Девушка как во сне подошла к креслу, на котором сидел жених её сестры Кати, машинально дотронулась рукою до мягкой спинки, к которой, полчаса тому назад, так прижималась его голова, и вдруг засмеялась странно, тихо, не замечая, как переливы смеха переходили в рыдания и трясли её худенькие, неправильные плечи.

— Варя! — послышалось в коридоре, — Варя! Да чего ты опять прячешься?

«Мама!» — беззвучно прошептала Варя, замерла на месте и вдруг неслышно, как мышь, скользнула к окну и снова вскочила на подоконник.

В зал вошла хорошенькая, толстая женщина, живая, моложавая, с необыкновенно вычурной причёской; она оглядела комнату светло-голубыми глазами и ушла ворча: «Никогда её нет, когда надо!»

Варя снова скользнула с окна и выбежала в противоположную дверь.

* * *

Вечерело. Громадный тёмный кабинет замер в массивной неподвижности тяжёлых портьер и старинной мебели.

В пушистой медвежьей шкуре лежали подушки; на них, в утомлённой позе, сидел Пётр Николаевич Варгутин и глядел в топившийся камин. Груда каменного угля, как фантастический огненный грот, видоизменялась каждую минуту, то замирая в чёрных пятнах, то оживая в огненных языках, то рассыпаясь столбом мелких красноватых искр.

Варгутин так сильно устал за последнее время, так много нового, странного совершилось с ним, что иногда, в минуты одиночества и отдыха, он ясно сознавал как бы распадение самого себя. Душа его вступала в распрю с разумом, и как две самостоятельные силы они громко беседовали между собою, а сам он, Варгутин, впадая в сонливую апатию, прислушивался к их голосам.

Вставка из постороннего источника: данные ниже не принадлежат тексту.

# SZU-Speech/Acoustic-Echo-Cancellation

Measured on NVIDIA B200. Metric: audio_seconds_per_second_stage1_aec, higher is better.
Workload: dtype f32

## Files before the change

acoustic_echo_cancellation_b200/csrc/fft_warp.cuh:

```cuda
#pragma once
#include <cuda_runtime.h>

namespace aec {

__device__ __forceinline__ float2 cadd(float2 a, float2 b) { return make_float2(a.x + b.x, a.y + b.y); }
__device__ __forceinline__ float2 csub(float2 a, float2 b) { return make_float2(a.x - b.x, a.y - b.y); }
__device__ __forceinline__ float2 cmul(float2 a, float2 b) {
    return make_float2(fmaf(-a.y, b.y, a.x * b.x), fmaf(a.y, b.x, a.x * b.y));
}
__device__ __forceinline__ float2 cmulc(float2 a, float2 b) {
    return make_float2(fmaf(a.y, b.y, a.x * b.x), fmaf(a.y, b.x, -(a.x * b.y)));
}
__device__ __forceinline__ float2 cfma(float2 a, float2 b, float2 acc) {
    return make_float2(fmaf(-a.y, b.y, fmaf(a.x, b.x, acc.x)), fmaf(a.y, b.x, fmaf(a.x, b.y, acc.y)));
}
__device__ __forceinline__ float2 cfmac(float2 a, float2 b, float2 acc) {
    return make_float2(fmaf(a.y, b.y, fmaf(a.x, b.x, acc.x)), fmaf(-a.y, b.x, fmaf(a.x, b.y, acc.y)));
}

template <bool INV>
__device__ __forceinline__ void radix4(float2& a, float2& b, float2& c, float2& d) {
    const float2 s0 = cadd(a, c), d0 = csub(a, c);
    const float2 s1 = cadd(b, d), d1 = csub(b, d);
    const float2 r = INV ? make_float2(-d1.y, d1.x) : make_float2(d1.y, -d1.x);
    a = cadd(s0, s1);
    c = csub(s0, s1);
    b = cadd(d0, r);
    d = csub(d0, r);
}

template <int M, bool INV>
__device__ __forceinline__ float2 mul_w16(float2 v) {
    constexpr float C1 = 0.92387953251128673848f;
    constexpr float S1 = 0.38268343236508978178f;
    constexpr float R2 = 0.70710678118654752440f;
    if constexpr (M == 0) return v;
    if constexpr (M == 4) return INV ? make_float2(-v.y, v.x) : make_float2(v.y, -v.x);
    if constexpr (M == 2) {
        return INV ? make_float2(R2 * (v.x - v.y), R2 * (v.x + v.y))
                   : make_float2(R2 * (v.x + v.y), R2 * (v.y - v.x));
    }
    if constexpr (M == 6) {
        return INV ? make_float2(-R2 * (v.x + v.y), R2 * (v.x - v.y))
                   : make_float2(R2 * (v.y - v.x), -R2 * (v.x + v.y));
    }
    constexpr float cr = (M == 1) ? C1 : (M == 3) ? S1 :  -C1;
    constexpr float cif = (M == 1) ? -S1 : (M == 3) ? -C1 :  S1;
    constexpr float ci = INV ? -cif : cif;
    return make_float2(fmaf(-v.y, ci, v.x * cr), fmaf(v.y, cr, v.x * ci));
}

__host__ __device__ constexpr int fft16_index(int p) { return (p >> 2) + 4 * (p & 3); }

template <bool INV>
__device__ __forceinline__ void fft16(float2 (&v)[16]) {
#pragma unroll
    for (int j2 = 0; j2 < 4; ++j2) radix4<INV>(v[j2], v[4 + j2], v[8 + j2], v[12 + j2]);
    v[5] = mul_w16<1, INV>(v[5]);
    v[6] = mul_w16<2, INV>(v[6]);
    v[7] = mul_w16<3, INV>(v[7]);
    v[9] = mul_w16<2, INV>(v[9]);
    v[10] = mul_w16<4, INV>(v[10]);
    v[11] = mul_w16<6, INV>(v[11]);
    v[13] = mul_w16<3, INV>(v[13]);
    v[14] = mul_w16<6, INV>(v[14]);
    v[15] = mul_w16<9, INV>(v[15]);
#pragma unroll
    for (int q1 = 0; q1 < 4; ++q1) radix4<INV>(v[4 * q1], v[4 * q1 + 1], v[4 * q1 + 2], v[4 * q1 + 3]);
}

constexpr int kTilePitch = 272;

template <bool INV>
__device__ __forceinline__ void fft256_halfwarp(float2 (&v)[16], float2* tile, const float2* __restrict__ tw,
                                                int h) {
    fft16<INV>(v);
    float2* row = tile + h * 17;
    const float2* twh = tw + h;
#pragma unroll
    for (int p = 0; p < 16; ++p) {
        const int q = fft16_index(p);
        float2 x = v[p];
        if (q != 0) {
            const float2 w = __ldg(twh + q * 16);
            x = INV ? cmulc(x, w) : cmul(x, w);
        }
        row[q] = x;
    }
    __syncwarp();
    const float2* col = tile + h;
#pragma unroll
    for (int l = 0; l < 16; ++l) v[l] = col[l * 17];
    __syncwarp();
    fft16<INV>(v);
}

struct TwiddleRegs {
    float2 w1, w2, w4, w8;
};

template <bool INV>
__device__ __forceinline__ void fft256_halfwarp_regs(float2 (&v)[16], float2* tile, const TwiddleRegs& t, int h) {
    fft16<INV>(v);
    float2* row = tile + h * 17;
    auto pos = [](int q) constexpr { return ((q & 3) << 2) | (q >> 2); };
    auto tw = [](float2 x, float2 w) { return INV ? cmulc(x, w) : cmul(x, w); };
    row[0] = v[pos(0)];
    row[8] = tw(v[pos(8)], t.w8);
    const float2 w3 = cmul(t.w1, t.w2);
#pragma unroll
    for (int low = 1; low < 8; ++low) {
        const float2 wl = (low == 1) ? t.w1 : (low == 2) ? t.w2 : (low == 3) ? w3 : (low == 4) ? t.w4
                        : (low == 5) ? cmul(t.w1, t.w4) : (low == 6) ? cmul(t.w2, t.w4) : cmul(w3, t.w4);
        row[low] = tw(v[pos(low)], wl);
        row[low + 8] = tw(tw(v[pos(low + 8)], wl), t.w8);
    }
    __syncwarp();
    const float2* col = tile + h;
#pragma unroll
    for (int l = 0; l < 16; ++l) v[l] = col[l * 17];
    __syncwarp();
    fft16<INV>(v);
}

struct TwiddleRegs512 {
    float2 w1, w2, w4, w8;
    float2 wr;
    float sgn;
};

template <bool INV>
__device__ __forceinline__ void fft512_warp_regs(float2 (&v)[16], float2* tile, const TwiddleRegs512& t, int lane) {
    fft16<INV>(v);
    const int h = lane & 15, b = lane >> 4;
    float2* row = tile + b * kTilePitch + h * 17;
    auto pos = [](int q) constexpr { return ((q & 3) << 2) | (q >> 2); };
    auto tw = [](float2 x, float2 w) { return INV ? cmulc(x, w) : cmul(x, w); };
    auto pair_step = [&](float2 x) {
        const float px = __shfl_xor_sync(0xffffffffu, x.x, 16);
        const float py = __shfl_xor_sync(0xffffffffu, x.y, 16);
        return tw(make_float2(fmaf(t.sgn, x.x, px), fmaf(t.sgn, x.y, py)), t.wr);
    };
    row[0] = pair_step(v[pos(0)]);
    row[8] = pair_step(tw(v[pos(8)], t.w8));
    const float2 w3 = cmul(t.w1, t.w2);
#pragma unroll
    for (int low = 1; low < 8; ++low) {
        const float2 wl = (low == 1) ? t.w1 : (low == 2) ? t.w2 : (low == 3) ? w3 : (low == 4) ? t.w4
                        : (low == 5) ? cmul(t.w1, t.w4) : (low == 6) ? cmul(t.w2, t.w4) : cmul(w3, t.w4);
        row[low] = pair_step(tw(v[pos(low)], wl));
        row[low + 8] = pair_step(tw(tw(v[pos(low + 8)], wl), t.w8));
    }
    __syncwarp();
    const float2* col = tile + b * kTilePitch + h;
#pragma unroll
    for (int a = 0; a < 16; ++a) v[a] = col[a * 17];
    __syncwarp();
    fft16<INV>(v);
}

}
```

Before: 7.206 million.

## Restructure fft16 butterflies with fused twiddles and vectorize the shared-memory transpose

The 16-point FFT's second radix-4 stage is rewritten so the internal twiddle multiplications are folded into FMA-based butterflies, using tangent-scaled factors, to cut arithmetic instruction count. The shared-memory transpose becomes a common helper that writes 16-byte float4 pairs with an alternating per-row offset instead of scalar float2 stores. Fewer FLOPs and wider stores are meant to reduce ALU and LSU pressure. Risks include small numerical differences from the reordered arithmetic, and misaligned or bank-conflicting float4 stores if the tile base alignment does not match the offset scheme.

```diff
diff --git a/acoustic_echo_cancellation_b200/csrc/fft_warp.cuh b/acoustic_echo_cancellation_b200/csrc/fft_warp.cuh
--- a/acoustic_echo_cancellation_b200/csrc/fft_warp.cuh
+++ b/acoustic_echo_cancellation_b200/csrc/fft_warp.cuh
@@ -29,69 +29,84 @@
     d = csub(d0, r);
 }
 
-template <int M, bool INV>
-__device__ __forceinline__ float2 mul_w16(float2 v) {
-    constexpr float C1 = 0.92387953251128673848f;
-    constexpr float S1 = 0.38268343236508978178f;
-    constexpr float R2 = 0.70710678118654752440f;
-    if constexpr (M == 0) return v;
-    if constexpr (M == 4) return INV ? make_float2(-v.y, v.x) : make_float2(v.y, -v.x);
-    if constexpr (M == 2) {
-        return INV ? make_float2(R2 * (v.x - v.y), R2 * (v.x + v.y))
-                   : make_float2(R2 * (v.x + v.y), R2 * (v.y - v.x));
-    }
-    if constexpr (M == 6) {
-        return INV ? make_float2(-R2 * (v.x + v.y), R2 * (v.x - v.y))
-                   : make_float2(R2 * (v.y - v.x), -R2 * (v.x + v.y));
-    }
-    constexpr float cr = (M == 1) ? C1 : (M == 3) ? S1 :  -C1;
-    constexpr float cif = (M == 1) ? -S1 : (M == 3) ? -C1 :  S1;
-    constexpr float ci = INV ? -cif : cif;
-    return make_float2(fmaf(-v.y, ci, v.x * cr), fmaf(v.y, cr, v.x * ci));
+template <bool INV>
+__device__ __forceinline__ void radix4_out(float2 s0, float2 d0, float2 s1, float2 d1, float k, float2& a, float2& b,
+                                           float2& c, float2& d) {
+    const float2 r = INV ? make_float2(-d1.y, d1.x) : make_float2(d1.y, -d1.x);
+    a = make_float2(fmaf(k, s1.x, s0.x), fmaf(k, s1.y, s0.y));
+    c = make_float2(fmaf(-k, s1.x, s0.x), fmaf(-k, s1.y, s0.y));
+    b = make_float2(fmaf(k, r.x, d0.x), fmaf(k, r.y, d0.y));
+    d = make_float2(fmaf(-k, r.x, d0.x), fmaf(-k, r.y, d0.y));
 }
 
 __host__ __device__ constexpr int fft16_index(int p) { return (p >> 2) + 4 * (p & 3); }
 
 template <bool INV>
 __device__ __forceinline__ void fft16(float2 (&v)[16]) {
+    constexpr float C1 = 0.92387953251128673848f;
+    constexpr float T1 = 0.41421356237309504880f;
+    constexpr float R2 = 0.70710678118654752440f;
+    constexpr float s = INV ? 1.f : -1.f;
 #pragma unroll
     for (int j2 = 0; j2 < 4; ++j2) radix4<INV>(v[j2], v[4 + j2], v[8 + j2], v[12 + j2]);
-    v[5] = mul_w16<1, INV>(v[5]);
-    v[6] = mul_w16<2, INV>(v[6]);
-    v[7] = mul_w16<3, INV>(v[7]);
-    v[9] = mul_w16<2, INV>(v[9]);
-    v[10] = mul_w16<4, INV>(v[10]);
-    v[11] = mul_w16<6, INV>(v[11]);
-    v[13] = mul_w16<3, INV>(v[13]);
-    v[14] = mul_w16<6, INV>(v[14]);
-    v[15] = mul_w16<9, INV>(v[15]);
-#pragma unroll
-    for (int q1 = 0; q1 < 4; ++q1) radix4<INV>(v[4 * q1], v[4 * q1 + 1], v[4 * q1 + 2], v[4 * q1 + 3]);
+    radix4<INV>(v[0], v[1], v[2], v[3]);
+    {
+        const float2 a = v[4], b = v[5], c = v[6], d = v[7];
+        const float2 u = make_float2(c.x - s * c.y, c.y + s * c.x);
+        const float2 s0 = make_float2(fmaf(R2, u.x, a.x), fmaf(R2, u.y, a.y));
+        const float2 d0 = make_float2(fmaf(-R2, u.x, a.x), fmaf(-R2, u.y, a.y));
+        const float2 ub = make_float2(fmaf(-s * T1, b.y, b.x), fmaf(s * T1, b.x, b.y));
+        const float2 ud = make_float2(fmaf(T1, d.x, -s * d.y), fmaf(T1, d.y, s * d.x));
+        radix4_out<INV>(s0, d0, cadd(ub, ud), csub(ub, ud), C1, v[4], v[5], v[6], v[7]);
+    }
+    {
+        const float2 a = v[8], b = v[9], c = v[10], d = v[11];
+        const float2 rc = make_float2(-s * c.y, s * c.x), rd = make_float2(-s * d.y, s * d.x);
+        const float2 p = cadd(b, rd), m = csub(b, rd);
+        radix4_out<INV>(cadd(a, rc), csub(a, rc), make_float2(p.x - s * p.y, p.y + s * p.x),
+                        make_float2(m.x - s * m.y, m.y + s * m.x), R2, v[8], v[9], v[10], v[11]);
+    }
+    {
+        const float2 a = v[12], b = v[13], c = v[14], d = v[15];
+        const float2 u = make_float2(c.x + s * c.y, c.y - s * c.x);
+        const float2 s0 = make_float2(fmaf(-R2, u.x, a.x), fmaf(-R2, u.y, a.y));
+        const float2 d0 = make_float2(fmaf(R2, u.x, a.x), fmaf(R2, u.y, a.y));
+        const float2 ub = make_float2(fmaf(T1, b.x, -s * b.y), fmaf(T1, b.y, s * b.x));
+        const float2 ud = make_float2(fmaf(-s * T1, d.y, d.x), fmaf(s * T1, d.x, d.y));
+        radix4_out<INV>(s0, d0, csub(ub, ud), cadd(ub, ud), C1, v[12], v[13], v[14], v[15]);
+    }
 }
 
 constexpr int kTilePitch = 272;
+
+__device__ __forceinline__ void transpose16(float2 (&v)[16], float2* tile, int h) {
+    float4* row = reinterpret_cast<float4*>(tile + h * 17 + (h & 1));
+#pragma unroll
+    for (int q = 0; q < 16; q += 2) {
+        const float2 a = v[fft16_index(q)], b = v[fft16_index(q + 1)];
+        row[q / 2] = make_float4(a.x, a.y, b.x, b.y);
+    }
+    __syncwarp();
+    const float2* col = tile + h;
+#pragma unroll
+    for (int l = 0; l < 16; ++l) v[l] = col[l * 17 + (l & 1)];
+    __syncwarp();
+}
 
 template <bool INV>
 __device__ __forceinline__ void fft256_halfwarp(float2 (&v)[16], float2* tile, const float2* __restrict__ tw,
                                                 int h) {
     fft16<INV>(v);
-    float2* row = tile + h * 17;
     const float2* twh = tw + h;
 #pragma unroll
     for (int p = 0; p < 16; ++p) {
         const int q = fft16_index(p);
-        float2 x = v[p];
         if (q != 0) {
             const float2 w = __ldg(twh + q * 16);
-            x = INV ? cmulc(x, w) : cmul(x, w);
+            v[p] = INV ? cmulc(v[p], w) : cmul(v[p], w);
         }
-        row[q] = x;
     }
-    __syncwarp();
-    const float2* col = tile + h;
-#pragma unroll
-    for (int l = 0; l < 16; ++l) v[l] = col[l * 17];
-    __syncwarp();
+    transpose16(v, tile, h);
     fft16<INV>(v);
 }
 
@@ -102,24 +117,18 @@
 template <bool INV>
 __device__ __forceinline__ void fft256_halfwarp_regs(float2 (&v)[16], float2* tile, const TwiddleRegs& t, int h) {
     fft16<INV>(v);
-    float2* row = tile + h * 17;
-    auto pos = [](int q) constexpr { return ((q & 3) << 2) | (q >> 2); };
+    auto pos = [](int q) constexpr { return fft16_index(q); };
     auto tw = [](float2 x, float2 w) { return INV ? cmulc(x, w) : cmul(x, w); };
-    row[0] = v[pos(0)];
-    row[8] = tw(v[pos(8)], t.w8);
+    v[pos(8)] = tw(v[pos(8)], t.w8);
     const float2 w3 = cmul(t.w1, t.w2);
 #pragma unroll
     for (int low = 1; low < 8; ++low) {
         const float2 wl = (low == 1) ? t.w1 : (low == 2) ? t.w2 : (low == 3) ? w3 : (low == 4) ? t.w4
                         : (low == 5) ? cmul(t.w1, t.w4) : (low == 6) ? cmul(t.w2, t.w4) : cmul(w3, t.w4);
-        row[low] = tw(v[pos(low)], wl);
-        row[low + 8] = tw(tw(v[pos(low + 8)], wl), t.w8);
+        v[pos(low)] = tw(v[pos(low)], wl);
+        v[pos(low + 8)] = tw(tw(v[pos(low + 8)], wl), t.w8);
     }
-    __syncwarp();
-    const float2* col = tile + h;
-#pragma unroll
-    for (int l = 0; l < 16; ++l) v[l] = col[l * 17];
-    __syncwarp();
+    transpose16(v, tile, h);
     fft16<INV>(v);
 }
 
@@ -133,29 +142,24 @@
 __device__ __forceinline__ void fft512_warp_regs(float2 (&v)[16], float2* tile, const TwiddleRegs512& t, int lane) {
     fft16<INV>(v);
     const int h = lane & 15, b = lane >> 4;
-    float2* row = tile + b * kTilePitch + h * 17;
-    auto pos = [](int q) constexpr { return ((q & 3) << 2) | (q >> 2); };
+    auto pos = [](int q) constexpr { return fft16_index(q); };
     auto tw = [](float2 x, float2 w) { return INV ? cmulc(x, w) : cmul(x, w); };
     auto pair_step = [&](float2 x) {
         const float px = __shfl_xor_sync(0xffffffffu, x.x, 16);
         const float py = __shfl_xor_sync(0xffffffffu, x.y, 16);
         return tw(make_float2(fmaf(t.sgn, x.x, px), fmaf(t.sgn, x.y, py)), t.wr);
     };
-    row[0] = pair_step(v[pos(0)]);
-    row[8] = pair_step(tw(v[pos(8)], t.w8));
+    v[pos(0)] = pair_step(v[pos(0)]);
+    v[pos(8)] = pair_step(tw(v[pos(8)], t.w8));
     const float2 w3 = cmul(t.w1, t.w2);
 #pragma unroll
     for (int low = 1; low < 8; ++low) {
         const float2 wl = (low == 1) ? t.w1 : (low == 2) ? t.w2 : (low == 3) ? w3 : (low == 4) ? t.w4
                         : (low == 5) ? cmul(t.w1, t.w4) : (low == 6) ? cmul(t.w2, t.w4) : cmul(w3, t.w4);
-        row[low] = pair_step(tw(v[pos(low)], wl));
-        row[low + 8] = pair_step(tw(tw(v[pos(low + 8)], wl), t.w8));
+        v[pos(low)] = pair_step(tw(v[pos(low)], wl));
+        v[pos(low + 8)] = pair_step(tw(tw(v[pos(low + 8)], wl), t.w8));
     }
-    __syncwarp();
-    const float2* col = tile + b * kTilePitch + h;
-#pragma unroll
-    for (int a = 0; a < 16; ++a) v[a] = col[a * 17];
-    __syncwarp();
+    transpose16(v, tile + b * kTilePitch, h);
     fft16<INV>(v);
 }
 
```

After: 7.167 million, median of 6. Within noise of the previous version (-0.5%).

Как дерево, уже терявшее листву, вдруг тёплой осенью вновь покрывается густою зеленью, так и его сердце ещё раз ожило, согрелось и раскрылось для любви. Разум же говорил ему о безвозвратно прожитых годах, о непостижимом чуде, в силу которого человек может произвести на свет другое существо, перед которым лежит кипучая, светлая юность, а для себя не может ценою всей остальной жизни купить года молодости. Любимой девушке нищий может обещать добиться миллионов, слабый и трус — завоевать мир, но никто, никто, никакими жертвами в мире не может вернуть себе цветущую, беззаботную, самонадеянную молодость… Огненная башня в камине рухнула, снопы искр взлетели и рассыпались в чёрной пасти камина. Варгутин очнулся, вскочил на ноги и бессознательно проговорил конец фразы:

— Цветущую, беззаботную, самонадеянную молодость… Да, этого не вернёшь!

И он заходил по комнате.

Ведь, в сущности, вся семья Комковых была для него чужая и, за исключением Кати, несимпатичная. Он познакомился с ними четыре месяца тому назад и уже месяц как считался женихом. Это было у Жабриных на вечере. Он приехал, как всегда, повинтить и скептически улыбнулся, услышав от хозяйки, что затевается артистический вечер. Читать будет Екатерина Николаевна Комкова, дочь небогатого чиновника, приготовлявшаяся на сцену в виду её несомненного таланта. Партия винта так и расстроилась в этот вечер, хозяйка конфисковала карты. И вот, стоя в рамке входной двери, тоскливо прислонившись к полузакрывавшей его портьере, Варгутин увидел, как на импровизированную эстраду вошла молодая девушка. Он сразу охватил её взглядом и заметил, что она — белокура, стройна и, несмотря на высокую грудь и здоровый цвет, лица, смотрит хрупкой и нежной лилией. Вся в белом, волнистом и пышном как пена, с причёской прошедших годов, обрамлявшей её белый, открытый лоб, она одним своим появлением на этой эстраде точно освежила и согрела всю залу. Опущенные веки её дрогнули, длинные ресницы взмахнулись, и тёмный, точно ушедший в глубину, взгляд скользнул вперёд и, как бы случайно, остановился на стоявшем в дверях Петре Николаевиче.

Варгутин сразу поддался чарам. Белая девушка, мягко освещённая сверху молочными шарами люстры, напомнила его сердцу всё: и песнь жаворонка, и трепетную тень перистой зелени над озером, и полёт бабочки, и робкое весеннее солнце — словом всё, что пробуждает в человеке дремлющую потребность поэзии и идеала.

Прямой и честный, осторожный с людьми и строгий с собою, далёкий от света и женщин, Варгутин не мог подозревать, что дома перед всеми зеркалами, при всяком освещении, эта девушка, жаждавшая театральных подмостков, подолгу изучала свои эффекты: позы и взгляды.

Чтение Кати несколько расхолодило Варгутина; выбор стихотворения и дикция — всё было напыщенно, поэтические картины теряли в её передаче своё значение, отдельные слова бессмысленно подчёркивались и звенели, переливаясь в пустых звуках. Раздались аплодисменты, девушка наклонила головку и, не улыбнувшись, с усталым, но вдохновенным видом покинула эстраду.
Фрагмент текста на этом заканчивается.